For sure, transportation, communication and a number of rural infrastructures moved and transformed various aspects of mountain living away from antiquity towards modernity.

From the messages shared by NEDA-CAR Director Milagros Rimando and RDC and RPOC Chair, Baguio City Mayor, Mauricio Domogan, during the Cordillera Unity Gong Relay activities, I heard almost all sectors in the Cordillera have made great strides towards economic progress

Their assertions were validated by data from the Philippine Statistics Authority (PSA) indicating that among the 17 regions of the country, the CAR posted the fastest growth in 2017.

According to the PSA, growth in CAR picked up to 12.1 percent annually from 2.3 percent in 2016. This outpaced NCR’s 6.1 percent and the national growth rate of 6.7 percent, an indication that CAR, comprised of the provinces of Abra, Apayao, Benguet, Ifugao, Kalinga, Mountain Province and Baguio City, has finally arrived as a competitive economic player after languishing at the bottom for decades.

A representative of the Commission on Higher Education (Ched)-CAR also told me over lunch that the enrolment gross participation in the region (for college students) is second highest nationwide.

But it is not all roses and bright stars that I see in our mountainscapes though. I find some of the talk and discussions with the gathered guests disturbing and confusing.

When some leader equates the goals and objectives of the autonomy cause to what his or her group has yet to receive from the government not what we need to do together for the sake of the Cordillera and its peoples, I can understand why until now, I have never understood Darwin’s Theory of Evolution. Some look at the theory as foundational to the current pursuit of science. I see it more of a curse to the Cordillera’s quest for development than a tool for the advancement of practical knowledge and quality survival.

For sure, Darwin’s myth on the evolution of the Earth’s species has attracted thousands of followers throughout time in different parts of the globe who continue to generate and promote a body of knowledge that professionals in various fields take as truth in good faith.

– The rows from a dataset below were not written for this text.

#if FLX_REGS_PART == 0
__global__ void __launch_bounds__(1024) flx_score_phred_stream(const PhredArgs a) {
    using T = Tab<false>;
    extern __shared__ __attribute__((aligned(16))) unsigned char smem[];
    for (int i = threadIdx.x; i < 257; i += 1024) {
        *reinterpret_cast<double *>(smem + T::QOFF + i * 8) = a.lut_q[i];
        *reinterpret_cast<double *>(smem + T::DOFF + i * 8) = a.lut_d[i];
    }
    __syncthreads();
    const int lane = threadIdx.x & 63;
    const uint32_t zaddr = (uint32_t)(T::ZIDX * T::ROW);
    const int ws = a.ws;
    const int A = ws >> 4, B = ws & 15;
    const int fD = (16 - B) >> 2;
    const uint32_t fsh = (uint32_t)(16 - B) & 3u;
    const double ws_d = a.ws_d;
    for (;;) {
        unsigned int group = 0;
        if (lane == 0) group = atomicAdd(a.ticket, 1u);
        group = (unsigned int)__builtin_amdgcn_readfirstlane((int)group);
        if (group >= a.n_groups) break;
        const uint64_t gslot = (uint64_t)group * 64 + lane;
        const bool slot_used = gslot < a.n_reads;
        uint32_t rid = 0;
        int L = 0;
        uint64_t base = 0;
        if (slot_used) {
            rid = a.order ? a.order[gslot] : (uint32_t)gslot;
            L = a.lengths[rid];
            base = a.offsets[rid];
        }
        const bool live = slot_used && L < a.long_thr;
        if (!live) L = 0;
        const int Lmax = wave_max(L);
        if (Lmax == 0) {
            if (live) finish_read(a, rid, L, 0.0, 0.0);
            continue;
        }
        const uint8_t *src = (L > 0) ? a.plane + base : a.plane;
        const int maxoff = max(((L + 15) & ~15) - 16, 0);
        auto ld16 = [&](int off) { return *reinterpret_cast<const uint4 *>(src + min(max(off, 0), maxoff)); };
        const int n_pieces = (Lmax + 15) >> 4;
        double s = 0.0, w = 0.0, mn = 0.0;
        uint4 lead = ld16(0), lead_next = ld16(16);
        uint4 tr_prev = make_uint4(0, 0, 0, 0), tr_cur = tr_prev, tr_next = ld16(-16 * A);
        for (int t = 0; t < n_pieces; ++t) {
            const uint4 lw4 = lead;
            lead = lead_next;
            lead_next = ld16(16 * (t + 2));
            tr_prev = tr_cur;
            tr_cur = tr_next;
            tr_next = ld16(16 * (t + 1 - A));
            const uint32_t lw[4] = {lw4.x, lw4.y, lw4.z, lw4.w};
            const int rem = L - 16 * t;
            if (t < A) {
#pragma unroll
                for (int d = 0; d < 4; ++d) {
                    uint32_t aj[4];
                    aj[0] = tab_addr<false, 0>(lw[d], 0); aj[1] = tab_addr<false, 1>(lw[d], 0);
                    aj[2] = tab_addr<false, 2>(lw[d], 0); aj[3] = tab_addr<false, 3>(lw[d], 0);
#pragma unroll
                    for (int i = 0; i < 4; ++i) aj[i] = (4 * d + i) < rem ? aj[i] : zaddr;
                    head4<T::QOFF>(aj[0], aj[1], aj[2], aj[3], s);
                }
                if (t == A - 1 && B == 0) {
                    w = s / ws_d;
                    mn = w;
                }
                continue;
            }
            const uint32_t p0[4] = {tr_prev.x, tr_prev.y, tr_prev.z, tr_prev.w};
            const uint32_t p1[4] = {tr_cur.x, tr_cur.y, tr_cur.z, tr_cur.w};
            uint32_t tw[4];
            funnel(p0, p1, fD, fsh, tw);
#pragma unroll
            for (int d = 0; d < 4; ++d) {
                uint32_t aj[4], ai[4];
                aj[0] = tab_addr<false, 0>(lw[d], 0); aj[1] = tab_addr<false, 1>(lw[d], 0);
                aj[2] = tab_addr<false, 2>(lw[d], 0); aj[3] = tab_addr<false, 3>(lw[d], 0);
                ai[0] = tab_addr<false, 0>(tw[d], 0); ai[1] = tab_addr<false, 1>(tw[d], 0);
                ai[2] = tab_addr<false, 2>(tw[d], 0); ai[3] = tab_addr<false, 3>(tw[d], 0);
#pragma unroll
                for (int i = 0; i < 4; ++i) {
                    const bool act = (4 * d + i) < rem;
                    aj[i] = act ? aj[i] : zaddr;
                    ai[i] = act ? ai[i] : zaddr;
                }
                if (t > A) {
                    fold4<T::QOFF, T::DOFF>(aj[0], aj[1], aj[2], aj[3], ai[0], ai[1], ai[2], ai[3], s, w, mn);
                } else {
#pragma unroll
                    for (int i = 0; i < 4; ++i) {
                        const int k = 4 * d + i;
                        if (k < B) head1<T::QOFF>(aj[i], s);
                        else fold1<T::QOFF, T::DOFF>(aj[i], ai[i], s, w, mn);
                        if (k == B - 1) {
                            w = s / ws_d;
                            mn = w;
                        }
                    }
                }
            }
        }
        if (live) finish_read(a, rid, L, s, mn);
    }
}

Following Darwin’s theory, good people will wait for all the apes and monkeys of the land to evolve into human beings, if they will not become extinct first before they do the right things in advancing and making effective the constitutional mandate for the Cordillera’s autonomous governance. Now, I happen to be among the good ones and my genes made me write that so better hear it.

Theoretically, Darwin’s theory and the principles that came out of it since it was propagated have other better uses but not this. We cannot wait another 31 years more before the Autonomous Region for the Cordillera (ARC) is born. If the ARC is a horse, a dog, or an animal, it will take its normal time to be born otherwise it is stillborn – dead long before it sees the light.

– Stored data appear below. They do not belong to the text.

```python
class ImageTransformerDenoiserModelV2(nn.Module):
    def __init__(self, levels, mapping, in_channels, out_channels, patch_size, num_classes=0, mapping_cond_dim=0):
        super().__init__()
        for lv in levels:
            sa = lv.self_attn
            if not isinstance(sa, (GlobalAttentionSpec, NeighborhoodAttentionSpec, ShiftedWindowAttentionSpec, NoAttentionSpec)):
                raise ValueError(f"unsupported self attention spec {sa}")
            if not isinstance(sa, NoAttentionSpec) and sa.d_head != D_HEAD:
                raise ValueError(f"d_head must be {D_HEAD} (got {sa.d_head}): the HIP kernels of both arithmetic modes -- qkv epilogue (cosine-sim "
                                 f"norm + RoPE over {D_HEAD // 2} dims), attention cores, qkv layout [tokens, 3, n_heads, {D_HEAD}] of "
                                 f"include/kdiff_hip.h -- are built for {D_HEAD}-dim heads, as every shipped config uses (config.py:137-138); "
                                 f"the reference's other head sizes (image_transformer_v2.py:355-363) are not supported")
            if not isinstance(sa, NoAttentionSpec) and lv.width % sa.d_head:
                raise ValueError(f"width {lv.width} is not a multiple of d_head {sa.d_head}")
        self.level_specs, self.mapping_spec = list(levels), mapping
        self.in_channels, self.out_channels = in_channels, out_channels
        self.patch_size = (patch_size, patch_size) if isinstance(patch_size, int) else tuple(patch_size)
        self.num_classes, self.mapping_cond_dim = num_classes, mapping_cond_dim
        ph, pw = self.patch_size
        mw = mapping.width

        self.patch_in = _Holder(proj=_linear_weight(levels[0].width, in_channels * ph * pw))
        self.time_emb = _Holder(weight=torch.randn(mw // 2, 1))
        self.time_in_proj = _linear_weight(mw, mw)
        self.aug_emb = _Holder(weight=torch.randn(mw // 2, 9))
        self.aug_in_proj = _linear_weight(mw, mw)
        self.class_emb = _Holder(weight=nn.Parameter(torch.randn(num_classes, mw))) if num_classes else None
        self.mapping_cond_in_proj = _linear_weight(mw, mapping_cond_dim) if mapping_cond_dim else None
        self.mapping = _Holder(
            in_norm=_rms_scale(mw),
            blocks=nn.ModuleList([_Holder(norm=_rms_scale(mw), up_proj=_linear_weight(2 * mapping.d_ff, mw),
                                          down_proj=_linear_weight(mw, mapping.d_ff, zero=True)) for _ in range(mapping.depth)]),
            out_norm=_rms_scale(mw))
        self.down_levels, self.up_levels = nn.ModuleList(), nn.ModuleList()
        for i, lv in enumerate(levels):
            if i < len(levels) - 1:
                self.down_levels.append(nn.ModuleList([_layer(lv, mw) for _ in range(lv.depth)]))
                self.up_levels.append(nn.ModuleList([_layer(lv, mw) for _ in range(lv.depth)]))
            else:
                self.mid_level = nn.ModuleList([_layer(lv, mw) for _ in range(lv.depth)])
        self.merges = nn.ModuleList([_Holder(proj=_linear_weight(b.width, 4 * a.width)) for a, b in zip(levels[:-1], levels[1:])])
        self.splits = nn.ModuleList([_Holder(proj=_linear_weight(4 * a.width, b.width), fac=nn.Parameter(torch.ones(1) * 0.5))
                                     for a, b in zip(levels[:-1], levels[1:])])
        self.out_norm = _rms_scale(levels[0].width)
        self.patch_out = _Holder(proj=_linear_weight(out_channels * ph * pw, levels[0].width, zero=True))
        self._plans, self._fingerprint, self._packed, self._derived, self._plans_epoch = {}, None, {}, {}, None
        self._fp_dicts, self._fp_names, self._fp_objs, self._fp_tensors, self._fp_tracked, self._fp_epoch = (), (), (), (), (), 0
        self._fp_hooked = weakref.WeakSet()
        self._fp_sized, self._fp_sizes = (), ()
        self._dropout_on, self._dropout_gen = False, None

    def _ada_norm_modules(self):
        out = []

        def visit(prefix, layers):
            for i, mod in enumerate(layers):
                if hasattr(mod, "self_attn"):
                    out.append((f"{prefix}{i}.self_attn.norm", mod.self_attn.norm))
                out.append((f"{prefix}{i}.ff.norm", mod.ff.norm))
        for li, lvl in enumerate(self.down_levels):
            visit(f"down_levels.{li}.", lvl)
        for li, lvl in enumerate(self.up_levels):
            visit(f"up_levels.{li}.", lvl)
        visit("mid_level.", self.mid_level)
        return out

    def _derive(self, tag, sources, build):
        key = (tag, *[(id(t), None if t.is_inference() else t._version) for t in sources])
        ent = self._derived.get(key)
        if ent is None:
            if len(self._derived) >= DERIVED_KEPT:
                self._derived.clear()
            ent = self._derived[key] = (sources, build())
        return ent[1]

    def _rope(self, li, grids, sa, device, revs=False):
        freqs = sa.pos_emb.freqs

        def build():
            pos = _level_pos(grids, li)
            if revs:
                freq = freqs.detach().to(torch.float32).cpu() / (2.0 * math.pi)
                return pos.reshape(-1, 2).to(torch.float32).contiguous().to(device), freq.contiguous().to(device)
            cos_t, sin_t = axial_rope.rope_tables(pos, freqs.detach())
            return cos_t.to(device), sin_t.to(device)
        return self._derive(("rope", li, grids[0], device, revs), (freqs,), build)

    def _drop_plans(self):
        if self._plans:
            dev = next(iter(self._plans))[6]
            if getattr(dev, "type", "cpu") == "cuda":
                torch.cuda.synchronize(dev)
            for plan in self._plans.values():
                plan.release()
            self._plans = {}
            gc.collect()
        self._plans = {}

    def invalidate(self):
        self._fp_epoch += 1
        self._derived = {}

    def _apply(self, fn, *args, **kwargs):
        out = super()._apply(fn, *args, **kwargs)
        self._fp_epoch += 1
        return out

    def _packed_image(self, W, N, K, geglu, bf16=False):
        key = (id(W), N, K, int(geglu), bf16 if bf16 == "mx8" else bool(bf16))
        ent = self._packed.get(key)
        if ent is None:
            ent = self._packed[key] = (W, ops.pack_weight(W, N, K, geglu, cache=False, bf16=bf16))
        return ent[1]

    def _weights_fingerprint(self):
        if not (self._fp_objs and all(map(operator.is_, map(dict.get, self._fp_dicts, self._fp_names), self._fp_objs))
                and tuple(map(len, self._fp_sized)) == self._fp_sizes):
            dicts, names, objs, ts, sized = [], [], [], [], []
            for mod in self.modules():
                if mod not in self._fp_hooked:
                    self._fp_hooked.add(mod)
                    mod.register_load_state_dict_post_hook(_weak_epoch_bump(self))
                for d, is_tensor in ((mod._parameters, True), (mod._buffers, True), (mod._modules, False)):
                    sized.append(d)
                    for name, obj in d.items():
                        dicts.append(d), names.append(name), objs.append(obj)
                        if is_tensor and obj is not None:
                            ts.append(obj)
            seen, uniq = set(), []
            for t in ts:
                if id(t) not in seen:
                    seen.add(id(t))
                    uniq.append(t)
            self._fp_dicts, self._fp_names, self._fp_objs = tuple(dicts), tuple(names), tuple(objs)
            self._fp_sized, self._fp_sizes = tuple(sized), tuple(map(len, sized))
            self._fp_tensors, self._fp_tracked = tuple(uniq), tuple(not t.is_inference() for t in uniq)
        return (self._fp_epoch, *[(t.data_ptr(), t._version if tr else 0) for t, tr in zip(self._fp_tensors, self._fp_tracked)])

    def _param_tags(self, name):
        tags = set()
        if name.endswith(".weight") and not name.startswith(("time_in_proj.", "aug_in_proj.", "class_emb.", "mapping_cond_in_proj.")):
            tags.add("wd")
        if name.startswith("mapping.") or name.endswith(".norm.linear.weight"):
            tags.add("mapping")
        return tags

    def param_groups(self, base_lr=5e-4, mapping_lr_scale=1 / 3):
        groups = {(wd, mp): [] for mp in (False, True) for wd in (True, False)}
        for name, p in self.named_parameters():
            tags = self._param_tags(name)
            groups[("wd" in tags, "mapping" in tags)].append(p)
        return [
            {"params": groups[(True, False)], "lr": base_lr},
            {"params": groups[(False, False)], "lr": base_lr, "weight_decay": 0.0},
            {"params": groups[(True, True)], "lr": base_lr * mapping_lr_scale},
            {"params": groups[(False, True)], "lr": base_lr * mapping_lr_scale, "weight_decay": 0.0},
        ]

    def _dropout_rates(self):
        return [(f"levels[{i}].dropout", lv.dropout) for i, lv in enumerate(self.level_specs)] + [("mapping dropout", self.mapping_spec.dropout)]

    def enable_dropout(self, generator=None):
        bad = [f"{name} = {p}" for name, p in self._dropout_rates() if not 0.0 <= p < 1.0]
        if bad:
            raise ValueError(f"ImageTransformerDenoiserModelV2.enable_dropout: dropout rates must lie in [0, 1) ({', '.join(bad)})")
        if generator is not None and not isinstance(generator, torch.Generator):
            raise TypeError(f"enable_dropout: generator must be a torch.Generator or None (got {type(generator)})")
        self._dropout_on, self._dropout_gen = True, generator
        return self

    def _dropout_applies(self):
        return self.training and any(p > 0 for _, p in self._dropout_rates())

    def _refuse_when_dropping(self, what):
        if self._dropout_on and self._dropout_applies():
            raise NotImplementedError(f"ImageTransformerDenoiserModelV2.{what}: dropout is enabled and the model is in training mode, and this "
                                      f"pass has no dropout; call model.eval() first (dropout applies to loss_forward / Denoiser.loss only)")

    def loss_forward(self, x, sigma, aug_cond=None, class_cond=None, mapping_cond=None):
        key = None
        if self._dropout_applies():
            if not self._dropout_on:
                drop = [f"{name} = {p}" for name, p in self._dropout_rates() if p > 0]
                raise NotImplementedError(f"ImageTransformerDenoiserModelV2: dropout in training mode needs model.enable_dropout() "
                                          f"({', '.join(drop)}; masks from this project's counter-based generator); or call model.eval() "
                                          f"for the dropout-free objective")
            if isinstance(x, torch.Tensor) and x.is_cuda:
                key = torch.randint(-2 ** 63, 2 ** 63 - 1, (1,), dtype=torch.int64, device=x.device, generator=self._dropout_gen)
        params = [p for p in self.parameters() if p.requires_grad] if torch.is_grad_enabled() else []
# ... 206 lines not shown
```

### k-diffusion_amd/ops.py

```python
import ctypes as C
import os
import weakref

import math

import torch

from . import _native as nat


def _stream():
    return C.c_void_p(torch.cuda.current_stream().cuda_stream)


def _chk(t, name, dtype=torch.float32):
    if not isinstance(t, torch.Tensor):
        raise TypeError(f"{name}: expected a tensor, got {type(t)}")
    if not t.is_cuda:
        raise RuntimeError(f"{name}: the HIP path needs a tensor on a ROCm device (got {t.device}); there is no CPU fallback")
    if t.dtype != dtype:
        raise TypeError(f"{name}: expected {dtype}, got {t.dtype}")
    if not t.is_contiguous():
        raise ValueError(f"{name}: tensor must be contiguous")
    return t
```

We need the new focus for the ARC quest embodied in House Bill 5343 to move forward together than continuing with those things that have been dividing and weakening us.

On whether the Federal Constitution incorporated the region’s ARC aspirations, the draft of the Constitutional Committee has indeed proposed the creation of the Federal States of Muslim Mindanao and Cordillera distinct and separate from the other proposed federal states, according to Mayor Domogan.

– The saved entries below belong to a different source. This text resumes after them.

## Add D=39 ring kernel with scalar prefetch of Gaussian records

Adds a D=39 specialised kernel that reads each Gaussian's mean/ivar/gconst/weight from a host-reordered 80-float record through explicit s_load_dwordx16 scalar loads. Three 16-float register chunks are rotated so the next mixture's record is prefetched while the current one is computed, and the next state's first record is fetched ahead of time as well. The addlog table lookup goes through a buffer resource. This aims to hide scalar-memory latency behind the per-mixture ALU work. In exchange it relies on inline asm and sched_barriers, uses more SGPRs, needs an extra device copy of the parameters, and the hand-written waitcnt placement is fragile.

```diff
diff --git a/julius_amd/csrc/gmm_api.hip b/julius_amd/csrc/gmm_api.hip
--- a/julius_amd/csrc/gmm_api.hip
+++ b/julius_amd/csrc/gmm_api.hip
@@ -94,6 +94,20 @@
   }
   JAMD_HIP(hipMalloc(&g->d_rec, sizeof(float) * (rec.size() ? rec.size() : 4)));
   JAMD_HIP(hipMemcpy(g->d_rec, rec.data(), sizeof(float) * rec.size(), hipMemcpyHostToDevice));
+  if (D == 39) {
+    constexpr int kRing = 80;
+    std::vector<float> ring((size_t)g->E_plain * kRing, 0.0f);
+    for (int en = 0; en < g->E_plain; en++) {
+      const float *r = rec.data() + (size_t)en * g->rec;
+      float *q = ring.data() + (size_t)en * kRing;
+      q[0] = r[2 * D]; q[1] = r[2 * D + 1];
+      for (int k = 0; k < 7; k++) { q[2 + k] = r[k]; q[9 + k] = r[D + k]; }
+      for (int c = 1; c < 5; c++)
+        for (int k = 0; k < 8; k++) { q[16 * c + k] = r[8 * c - 1 + k]; q[16 * c + 8 + k] = r[D + 8 * c - 1 + k]; }
+    }
+    JAMD_HIP(hipMalloc(&g->d_rec_ring, sizeof(float) * (ring.size() ? ring.size() : 4)));
+    JAMD_HIP(hipMemcpy(g->d_rec_ring, ring.data(), sizeof(float) * ring.size(), hipMemcpyHostToDevice));
+  }
   JAMD_HIP(hipMalloc(&g->d_st_off, sizeof(int) * (g->S + 1)));
   JAMD_HIP(hipMemcpy(g->d_st_off, d->st_off, sizeof(int) * (g->S + 1), hipMemcpyHostToDevice));
   JAMD_HIP(hipMalloc(&g->d_st_off_plain, sizeof(int) * (g->S + 1)));
@@ -146,7 +160,7 @@
 void jamd_gmm_destroy(jamd_gmm *g) {
   if (!g) return;
   (void)hipSetDevice(g->eng->device);
-  void *ptrs[] = { g->d_rec, g->d_cur_utt_off, g->d_st_off, g->d_st_off_plain, g->d_tied_states, g->d_st_book, g->d_book_off, g->d_book_rec,
+  void *ptrs[] = { g->d_rec, g->d_rec_ring, g->d_cur_utt_off, g->d_st_off, g->d_st_off_plain, g->d_tied_states, g->d_st_book, g->d_book_off, g->d_book_rec,
                    g->d_ent_logw, g->d_frames, g->d_out, g->d_tm_score, g->d_tm_id, g->d_tm_num, g->d_narrow };
   for (void *p : ptrs) if (p) (void)hipFree(p);
   if (g->h_utt_off) (void)hipHostFree(g->h_utt_off);
diff --git a/julius_amd/csrc/gmm_host.h b/julius_amd/csrc/gmm_host.h
--- a/julius_amd/csrc/gmm_host.h
+++ b/julius_amd/csrc/gmm_host.h
@@ -10,6 +10,7 @@
   int rec = 0;
   int maxmix = 0;
   float *d_rec = nullptr;
+  float *d_rec_ring = nullptr;
   int *d_st_off = nullptr;
   int *d_st_off_plain = nullptr;
   int E_plain = 0;
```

That is good news still. What remains for us under the circumstances is to remain standing as one and keep watch so that what our ancestors have fought for and left us as a continuing struggle is clearly understood and will not be lost.

This is a call then for the Cordillera Peoples Liberation Army (CPLA) and all groups in the region to hasten and enhance their evolution into a strong and unified force for the Cordillera and its peoples. Unless we all sacrifice our individual and group interests, we may have buried the genuine autonomous governance that we seek deep in the sands of human greed and presumptuousness. I hope not.

We yet celebrate the creation of the CAR, a most tangible governance structure set-up by the Philippine government that continue to function in preparing the region to become autonomous. This year’s celebration theme is “CAR @31: A Regional Autonomy for Good Governance.” It is congruent to the renewed quest for regional autonomy in support to the RDC’s thrust of autonomy towards federalism.